▶ _WHAT NEEDS TO BE DONE_
After locating the line with "constexpr int l = L;" in the data that follows, return it and every later line exactly, up to and including the line with "template <int MODE, int LOGR, bool FWD, int".

▶ _RECORDS PROVIDED_
__device__ __forceinline__ unsigned csub32(unsigned x, unsigned c) { return min(x, x - c); }
__device__ __forceinline__ unsigned mul_tw32(unsigned x, const Twiddle32 w, const Mod& m) {
  const unsigned Q = hi32(mul_wide(x, w.wp));
  return mad_lo(Q, m.n0, x * w.w);
}
template <int MODE, typename TW>
__device__ __forceinline__ void fwd_bfly(unsigned& X, unsigned& Y, const TW& w, const Mod& m) {
  const unsigned two_q = lo32(m.two_q);
  const unsigned tx = csub32(X, two_q);
  const unsigned T = mul_tw32(Y, w, m);
  X = tx + T;
  Y = tx + two_q - T;
}
template <int MODE, typename TW>
__device__ __forceinline__ void inv_bfly(unsigned& X, unsigned& Y, const TW& w, const Mod& m, unsigned) {
  const unsigned two_q = lo32(m.two_q);
  const unsigned s = X + Y;
  const unsigned d = X + two_q - Y;
  X = csub32(s, two_q);
  Y = mul_tw32(d, w, m);
}
template <int MODE>
__device__ __forceinline__ void inv_bfly_last(unsigned& X, unsigned& Y, const Twiddle32 inv_n,
                                              const Twiddle32 inv_n_w, const Mod& m, unsigned) {
  const unsigned s = X + Y;
  const unsigned d = X + lo32(m.two_q) - Y;
  X = mul_tw32(s, inv_n, m);
  Y = mul_tw32(d, inv_n_w, m);
}
template <int MODE>
__device__ __forceinline__ unsigned fwd_out(unsigned v, const Mod& m, int out_mf) {
  return out_mf == 1 ? csub32(csub32(v, lo32(m.two_q)), lo32(m.q)) : v;
}
template <int MODE>
__device__ __forceinline__ unsigned inv_out(unsigned v, const Mod& m, int out_mf) {
  return out_mf == 1 ? csub32(v, lo32(m.q)) : v;
}

__host__ __device__ constexpr int inv_slot_bound(int K, int low) {
// ... 311 lines not shown
        static_for<0, 16>([&](auto I) {
          constexpr int e = I;
          mir->p[p][mir->off + reg_index<LB0>(u, e)] = (u64)inv_out<MODE>(v[e], m, out_mf);
        });
      }
    }
  }
}

template <int MODE, int LOGC>
__global__ void __launch_bounds__(RowCfg<LOGC, MODE>::THREADS, RowCfg<LOGC, MODE>::MIN_BLOCKS)
    ntt_row_fwd(u64* result, const u64* operand, const typename Ar<MODE>::Tw* __restrict__ tw, const Mod m,
                u64 total_rows, unsigned rows_per_poly, int out_mf) {
  using Cfg = RowCfg<LOGC, MODE>;
  extern __shared__ __align__(16) unsigned char smem[];
  const unsigned row_local = threadIdx.x / Cfg::T, u = threadIdx.x % Cfg::T;
  u64 row = (u64)blockIdx.x * Cfg::ROWS + row_local;
  const bool active = row < total_rows;
  if (!active) row = total_rows - 1;
  const u64 base = (u64)rows_per_poly + (row % rows_per_poly);
  typename Cfg::Tw* cta_stab = nullptr;
  if (MODE == kSmall && Cfg::ROWS > 1 && Cfg::TW_TABLES && rows_per_poly == 1)
    cta_stab = reinterpret_cast<typename Cfg::Tw*>(smem + (size_t)row_elems<typename Cfg::E>(LOGC) * sizeof(typename Cfg::E));
  row_fwd_body<MODE, LOGC, kStream, kStream>(
      result + row * Cfg::C, operand + row * Cfg::C,
      reinterpret_cast<typename Cfg::E*>(smem + (size_t)row_local * Cfg::ROW_BYTES), u, base, tw, m, out_mf, active,
      cta_stab);
}

template <int MODE, int LOGC>
__global__ void __launch_bounds__(RowCfg<LOGC, MODE>::THREADS, RowCfg<LOGC, MODE>::MIN_BLOCKS)
    ntt_row_inv(u64* result, const u64* operand, const typename Ar<MODE>::Tw* __restrict__ tw, const Mod m,
                u64 total_rows, unsigned rows_per_poly, int out_mf, int fold, typename Ar<MODE>::Tw inv_n,
                typename Ar<MODE>::Tw inv_n_w) {
  using Cfg = RowCfg<LOGC, MODE>;
  extern __shared__ __align__(16) unsigned char smem[];
  const unsigned row_local = threadIdx.x / Cfg::T, u = threadIdx.x % Cfg::T;
  u64 row = (u64)blockIdx.x * Cfg::ROWS + row_local;
  const bool active = row < total_rows;
  if (!active) row = total_rows - 1;
  const u64 base = (u64)rows_per_poly + (row % rows_per_poly);
  typename Cfg::Tw* cta_stab = nullptr;
  if (MODE == kSmall && Cfg::ROWS > 1 && Cfg::TW_TABLES && rows_per_poly == 1)
    cta_stab = reinterpret_cast<typename Cfg::Tw*>(smem + (size_t)row_elems<typename Cfg::E>(LOGC) * sizeof(typename Cfg::E));
  row_inv_body<MODE, LOGC, kStream, kStream>(
      result + row * Cfg::C, operand + row * Cfg::C,
      reinterpret_cast<typename Cfg::E*>(smem + (size_t)row_local * Cfg::ROW_BYTES), u, base, tw, m, out_mf,
      fold != 0, inv_n, inv_n_w, active, cta_stab);
}

template <int MODE, int LOGR, bool FWD>
__device__ __forceinline__ void col_stages(typename Ar<MODE>::E (&v)[1 << LOGR], const typename Ar<MODE>::Tw* stw,
                                           const Mod& m, bool root_fold, typename Ar<MODE>::Tw inv_n,
                                           typename Ar<MODE>::Tw inv_n_w) {
  using E = typename Ar<MODE>::E;
  using Tw = typename Ar<MODE>::Tw;
  constexpr int R = 1 << LOGR;
  static_for<0, LOGR>([&](auto STEP) {
    constexpr int step = STEP;
    constexpr int s = FWD ? step : LOGR - 1 - step;
    constexpr int eb = LOGR - 1 - s;
    const E cq = stage_cq<MODE>(step, m);
    auto groups = [&] {
      static_for<0, (1 << s)>([&](auto GI) {
        constexpr int gi = GI;
        const Tw w = stw[(1 << s) + gi];
        static_for<0, (1 << eb)>([&](auto L) {
          constexpr int e = (gi << (eb + 1)) | L;
          if constexpr (FWD)
            fwd_bfly<MODE>(v[e], v[e | (1 << eb)], w, m);
          else
            inv_bfly<MODE>(v[e], v[e | (1 << eb)], w, m, cq);
        });
      });
    };
    if constexpr (!FWD && s == 0) {
      if (root_fold) {
        static_for<0, (1 << eb)>([&](auto L) {
          constexpr int l = L;
          inv_bfly_last<MODE>(v[l], v[l | (1 << eb)], inv_n, inv_n_w, m, cq);
        });
      } else {
        groups();
      }
    } else {
      groups();
    }
  });
  if constexpr (!FWD && MODE == kFast) {
    if (!root_fold) inv_pass_fixup<LOGR, R>(v, m);
  }
}

template <int MODE, int LOGR, bool FWD, int LD, int ST>
__device__ __forceinline__ void col_body(u64* result, const u64* operand, u64 off, int log_stride,
                                         const typename Ar<MODE>::Tw* stw, const Mod& m, int out_mf, bool root_fold,
                                         typename Ar<MODE>::Tw inv_n, typename Ar<MODE>::Tw inv_n_w,
                                         const MirrorList* mir = nullptr, bool reduce_in = false) {
  using E = typename Ar<MODE>::E;
  constexpr int R = 1 << LOGR;
  E v[R];
  static_for<0, R>([&](auto I) {
    constexpr int e = I;
    v[e] = (E)ld_coef<LD>(operand + off + ((u64)e << log_stride));
  });
  if constexpr (FWD && sizeof(E) == 8) {
    if (reduce_in) {
      static_for<0, R>([&](auto I) { constexpr int e = I; v[e] = reduce_any(v[e], m); });
    }
  }
  col_stages<MODE, LOGR, FWD>(v, stw, m, root_fold, inv_n, inv_n_w);
  const bool final_out = !FWD && root_fold;
  static_for<0, R>([&](auto I) {
    constexpr int e = I;
    st_coef<ST>(result + off + ((u64)e << log_stride), final_out ? inv_out<MODE>(v[e], m, out_mf) : v[e]);
  });
  if (mir && final_out) {
    for (unsigned p = 0; p < mir->count; ++p) {
      static_for<0, R>([&](auto I) {
        constexpr int e = I;
        mir->p[p][mir->off + off + ((u64)e << log_stride)] = (u64)inv_out<MODE>(v[e], m, out_mf);
      });
    }
  }
}

template <int MODE, int LOGR, bool FWD>
__global__ void __launch_bounds__(256)
    ntt_col(u64* result, const u64* operand, const typename Ar<MODE>::Tw* __restrict__ tw, const Mod m, int log_n,
            int log_s, u64 total_cols, int out_mf, int fold, typename Ar<MODE>::Tw inv_n,
            typename Ar<MODE>::Tw inv_n_w) {
  constexpr int R = 1 << LOGR;
  __shared__ typename Ar<MODE>::Tw stw[R];
  const int log_cols = log_s - LOGR;
  const u64 g0 = (u64)blockIdx.x * blockDim.x;
  const u64 blk = g0 >> log_cols;
  const u64 blocks_per_poly = 1ull << (log_n - log_s);
  const u64 base = blocks_per_poly + (blk & (blocks_per_poly - 1));
  for (int l = threadIdx.x; l < R; l += blockDim.x) {
    if (l == 0) continue;
    const int s = 31 - __clz(l);
    stw[l] = ld_tw(tw + (base << s) + (l - (1 << s)));
  }
  __syncthreads();
  const u64 g = g0 + threadIdx.x;
  if (g >= total_cols) return;
  const u64 c = g & ((1ull << log_cols) - 1);
  col_body<MODE, LOGR, FWD, kStream, kStream>(result, operand, (blk << log_s) + c, log_cols, stw, m, out_mf,
                                              !FWD && fold && log_s == log_n, inv_n, inv_n_w);
}

__device__ __forceinline__ void cluster_barrier() {
  asm volatile("barrier.cluster.arrive.release.aligned;\n\tbarrier.cluster.wait.acquire.aligned;" ::: "memory");
}

template <int LOGR>
struct FusedCfg {
  static constexpr int LOGC = 12, C = 1 << LOGC, R = 1 << LOGR;
  static constexpr int K = R < 8 ? R : 8;
  static constexpr int THREADS = 256;
  static constexpr int MIN_BLOCKS = LOGR <= 4 ? kRowMinBlocks : 2;
  static constexpr size_t SMEM = RowCfg<LOGC>::ROW_BYTES;
};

▶ _PROBLEM SOLUTION_
          constexpr int l = L;
          inv_bfly_last<MODE>(v[l], v[l | (1 << eb)], inv_n, inv_n_w, m, cq);
        });
      } else {
        groups();
      }
    } else {
      groups();
    }
  });
  if constexpr (!FWD && MODE == kFast) {
    if (!root_fold) inv_pass_fixup<LOGR, R>(v, m);
  }
}

template <int MODE, int LOGR, bool FWD, int LD, int ST>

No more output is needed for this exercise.